# shark fishing surf?



## bullfisher07 (Jan 10, 2007)

I will be in toms river area this summer.I love shark fishing off the surf in florida & the carolinas, anyone had any luck sharkin off the surf in jersey.Last year we boated a mess of blues on the miss barnagate.The year before we caught some nice tuna on a friends boat.I just miss my surf sharkin.This past christmas I landed a 7'9" bull shark 200 lbs in florida,my best one yet.


----------



## al bundy (Aug 11, 2006)

*Browns*

i,m about 50 miles south of toms river.
the beach drops off faster up there then here.
but in july to sept. we get a lot of brown sharks. that are more the ready to PLAY !!! 
any cut bait will work.
my bait of choice is a kingfish head!!
you guys down south call en whitting or sea monky,s.
a pice of small blue fish/fresh bunker/ or mackerel also work well.
av.size is 20 to 35lb up the 50lb. or so.
not as big as you may be used to but a lot of fun.

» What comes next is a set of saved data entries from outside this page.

template <class Lookup>
bool decode_event(Parser& ps, Lookup&& lookup, PyObject** type_out, PyObject** obj_out) {
  ws(ps);
  if (ps.p >= ps.end || *ps.p != '{') {
    fail(ps, "an event is an object");
    return false;
  }
  ++ps.p;
  PyObject* type = nullptr;
  PyObject* obj = nullptr;
  bool ok = false;
  ws(ps);
  if (ps.p < ps.end && *ps.p == '}') {
    ++ps.p;
  } else {
    while (true) {
      ws(ps);
      if (ps.p >= ps.end || *ps.p != '"') {
        fail(ps, "expected a key");
        goto done;
      }
      ++ps.p;
      const char* ks;
      Py_ssize_t kn;
      bool ascii;
      if (!scan_string(ps, &ks, &kn, &ascii)) goto done;
      bool is_type = kn == 4 && std::memcmp(ks, "type", 4) == 0;
      bool is_obj = kn == 6 && std::memcmp(ks, "object", 6) == 0;
      ws(ps);
      if (ps.p >= ps.end || *ps.p != ':') {
        fail(ps, "expected ':'");
        goto done;
      }
      ++ps.p;
      if (is_obj) {
        PyObject* old = nullptr;
        std::string ns, name;
        peek_key(ps, &ns, &name);
        if (!name.empty() && !lookup(ns, name, &old)) goto done;
        Py_XDECREF(obj);
        obj = value(ps, old, 0);
        Py_XDECREF(old);
        if (!obj) goto done;
      } else {
        PyObject* v = value(ps, nullptr, 1);
        if (!v) goto done;
        if (is_type) {
          Py_XDECREF(type);
          type = v;
        } else {
          Py_DECREF(v);
        }
      }
      ws(ps);
      if (ps.p < ps.end && *ps.p == ',') {
        ++ps.p;
        continue;
      }
      if (ps.p < ps.end && *ps.p == '}') {
        ++ps.p;
        break;
      }
      fail(ps, "expected ',' or '}'");
      goto done;
    }
  }
  ws(ps);
  if (ps.p != ps.end) {
    fail(ps, "extra data");
    goto done;
  }
  if (!obj) obj = PyDict_New();
  if (!obj) goto done;
  if (!type) {
    type = Py_None;
    Py_INCREF(type);
  }
  ok = true;
done:
  if (!ok) {
    Py_XDECREF(type);
    Py_XDECREF(obj);
    return false;
  }
  *type_out = type;
  *obj_out = obj;
  return true;
}

PyObject* py_loads_event(PyObject*, PyObject* args) {
  PyObject *data, *lookup = Py_None;
  if (!PyArg_ParseTuple(args, "O|O", &data, &lookup)) return nullptr;
  Parser ps;
  if (!init_parser(data, &ps)) return nullptr;
  PyObject *type, *obj;
  auto find = [lookup](const std::string& ns, const std::string& name, PyObject** old) {
    if (lookup == Py_None) return true;
    PyObject* r = PyObject_CallFunction(lookup, "s#s#", ns.data(), static_cast<Py_ssize_t>(ns.size()),
                                        name.data(), static_cast<Py_ssize_t>(name.size()));
    if (!r) return false;
    if (r != Py_None) *old = r;
    else Py_DECREF(r);
    return true;
  };
  if (!decode_event(ps, find, &type, &obj)) return nullptr;
  PyObject* ret = PyTuple_Pack(2, type, obj);
  Py_DECREF(type);
  Py_DECREF(obj);
  return ret;
}


bool enc_value(std::string& out, PyObject* o, int depth);

void enc_string(std::string& out, PyObject* u) {
  Py_ssize_t n;
  const char* s = PyUnicode_AsUTF8AndSize(u, &n);
  out.push_back('"');
  const char* run = s;
  for (Py_ssize_t i = 0; i < n; ++i) {
    unsigned char c = static_cast<unsigned char>(s[i]);
    if (c >= 0x20 && c != '"' && c != '\\') continue;
    out.append(run, static_cast<size_t>(s + i - run));
    run = s + i + 1;
// ... 136 lines not shown
      case '\\': out.append("\\\\"); break;
      case '\n': out.append("\\n"); break;
      case '\r': out.append("\\r"); break;
      case '\t': out.append("\\t"); break;
      case '\b': out.append("\\b"); break;
      case '\f': out.append("\\f"); break;
      default:
        if (c >= 0x10000) {
          const uint32_t v = c - 0x10000;
          u4(0xD800 | ((v >> 10) & 0x3FF));
          u4(0xDC00 | (v & 0x3FF));
        } else {
          u4(c);
        }
    }
  }
  out.push_back('"');
}

bool canon_value(std::string& out, PyObject* o, int depth) {
  if (depth > 512) {
    PyErr_SetString(PyExc_ValueError, "too deep");
    return false;
  }
  if (PyUnicode_CheckExact(o)) {
    canon_string(out, o);
    return true;
  }
  if (PyDict_CheckExact(o)) {
    std::vector<std::pair<PyObject*, PyObject*>> members;
    members.reserve(static_cast<size_t>(PyDict_GET_SIZE(o)));
    Py_ssize_t pos = 0;
    PyObject *k, *v;
    while (PyDict_Next(o, &pos, &k, &v)) {
      if (!PyUnicode_CheckExact(k)) {
        PyErr_SetString(PyExc_TypeError, "non-str key");
        return false;
      }
      members.emplace_back(k, v);
    }
    std::sort(members.begin(), members.end(),
              [](const auto& a, const auto& b) { return PyUnicode_Compare(a.first, b.first) < 0; });
    out.push_back('{');
    bool first = true;
    for (const auto& kv : members) {
      if (!first) out.push_back(',');
      first = false;
      canon_string(out, kv.first);
      out.push_back(':');
      if (!canon_value(out, kv.second, depth + 1)) return false;
    }
    out.push_back('}');
    return true;
  }
  if (PyList_CheckExact(o) || PyTuple_CheckExact(o)) {
    const bool list = PyList_CheckExact(o);
    const Py_ssize_t n = list ? PyList_GET_SIZE(o) : PyTuple_GET_SIZE(o);
    out.push_back('[');
    for (Py_ssize_t i = 0; i < n; ++i) {
      if (i) out.push_back(',');
      if (!canon_value(out, list ? PyList_GET_ITEM(o, i) : PyTuple_GET_ITEM(o, i), depth + 1)) return false;
    }
    out.push_back(']');
    return true;
  }
  if (PyUnicode_Check(o) || PyDict_Check(o) || PyList_Check(o)) {
    PyErr_SetString(PyExc_TypeError, "not a plain JSON tree");
    return false;
  }
  return enc_value(out, o, depth);
}

PyObject* py_canonical(PyObject*, PyObject* o) {
  std::string out;
  out.reserve(1024);
  if (!canon_value(out, o, 0)) {
    if (!PyErr_Occurred()) PyErr_SetString(PyExc_TypeError, "not a JSON tree");
    return nullptr;
  }
  return PyBytes_FromStringAndSize(out.data(), static_cast<Py_ssize_t>(out.size()));
}


struct WatchStore {
  PyObject_HEAD
  PyObject* items;
  PyObject* api_version;
  PyObject* kind;
  bool namespaced;
  watchfeed::Framer* framer;
  std::string* failed;
  Parser* ps;
};

PyObject* g_str_metadata = nullptr;
PyObject* g_str_namespace = nullptr;
PyObject* g_str_name = nullptr;
PyObject* g_str_api_version = nullptr;
PyObject* g_str_kind = nullptr;
PyObject* g_str_empty = nullptr;

void ws_dealloc(WatchStore* self) {
  Py_XDECREF(self->items);
  Py_XDECREF(self->api_version);
  Py_XDECREF(self->kind);
  delete self->framer;
  delete self->failed;
  delete self->ps;
  PyTypeObject* type = Py_TYPE(self);
  type->tp_free(reinterpret_cast<PyObject*>(self));
  Py_DECREF(type);
}

PyObject* ws_new(PyTypeObject* type, PyObject* args, PyObject* kw) {
  static const char* names[] = {"api_version", "kind", "namespaced", nullptr};
  PyObject *av, *kind;
  int namespaced = 1;
  if (!PyArg_ParseTupleAndKeywords(args, kw, "UU|p", const_cast<char**>(names), &av, &kind, &namespaced))
    return nullptr;
  WatchStore* self = reinterpret_cast<WatchStore*>(type->tp_alloc(type, 0));
  if (!self) return nullptr;
  self->framer = new watchfeed::Framer();
  self->failed = new std::string();
  self->ps = new Parser();
  self->ps->strip_mf = true;
  self->namespaced = namespaced != 0;
  Py_INCREF(av);
  self->api_version = av;
  Py_INCREF(kind);
  self->kind = kind;
  self->items = PyDict_New();
  if (!self->items) {
    Py_DECREF(self);
    return nullptr;
  }
  return reinterpret_cast<PyObject*>(self);
}

PyObject* ws_begin(WatchStore* self, PyObject* arg) {
  const long long want = PyLong_AsLongLong(arg);
  if (want == -1 && PyErr_Occurred()) return nullptr;
  try {
    self->framer->begin(want);
  } catch (const watchfeed::FrameError& e) {
    PyErr_SetString(PyExc_ValueError, e.what());
    return nullptr;
  }
  self->failed->clear();
  Py_RETURN_NONE;
}

PyObject* meta_field(PyObject* obj, PyObject* which) {
  PyObject* md = PyDict_GetItemWithError(obj, g_str_metadata);
  PyObject* v = nullptr;
  if (md && PyDict_Check(md)) v = PyDict_GetItemWithError(md, which);
  if (!v) {
    if (PyErr_Occurred()) return nullptr;
    v = g_str_empty;
  }
  Py_INCREF(v);
  return v;
}

enum LineResult { kLineOk, kLineStop, kLineFailed, kLineError };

using kingfish heads will also give you a good shot at a nice bass.


----------



## bullfisher07 (Jan 10, 2007)

al bundy said:


> i,m about 50 miles south of toms river.
> the beach drops off faster up there then here.
> but in july to sept. we get a lot of brown sharks. that are more the ready to PLAY !!!
> any cut bait will work.
> ...


DO YOU LIVE DOWN BY A.C!!!!!! the only thing better than surf fishing,is surf fishing in front of a casino.


----------



## al bundy (Aug 11, 2006)

*nite lights*

a lot of the time in the summer i,l fish the south end by the jetty.
i lke the the CASINO LITES LIGHT UP THE BEACH 
Its also easy to stay awake from the cop seirens you here from A.C.
YA I,M CLOSE 
the only to live the island of brigantine is to go through atlantic city.


----------



## mike907 (Jan 7, 2004)

*No Sharks in Toms River*

Hey Bull,

I fish seaside/ortley beach/lavallette fairly often and haven't seen a shark off the beach in a while. Doesn't mean they're not there, they just don't show when I'm there. Al's area always seems to give up sharks, been down there a few times with a friend and in the summer you can't help but hook a shark or two....

Hope this helps,

Mike


----------



## al bundy (Aug 11, 2006)

*summer sharks*

bullfisher if you fell like taken a ride down this summer ? be more then happy to have some one to fish with.
easey fishin here in brig. we can ride the beach all year long.
late afternoon and nite are best.
toms river to here is about 1 1/2 hrs. or less.
its a strate shot down the parkway.


----------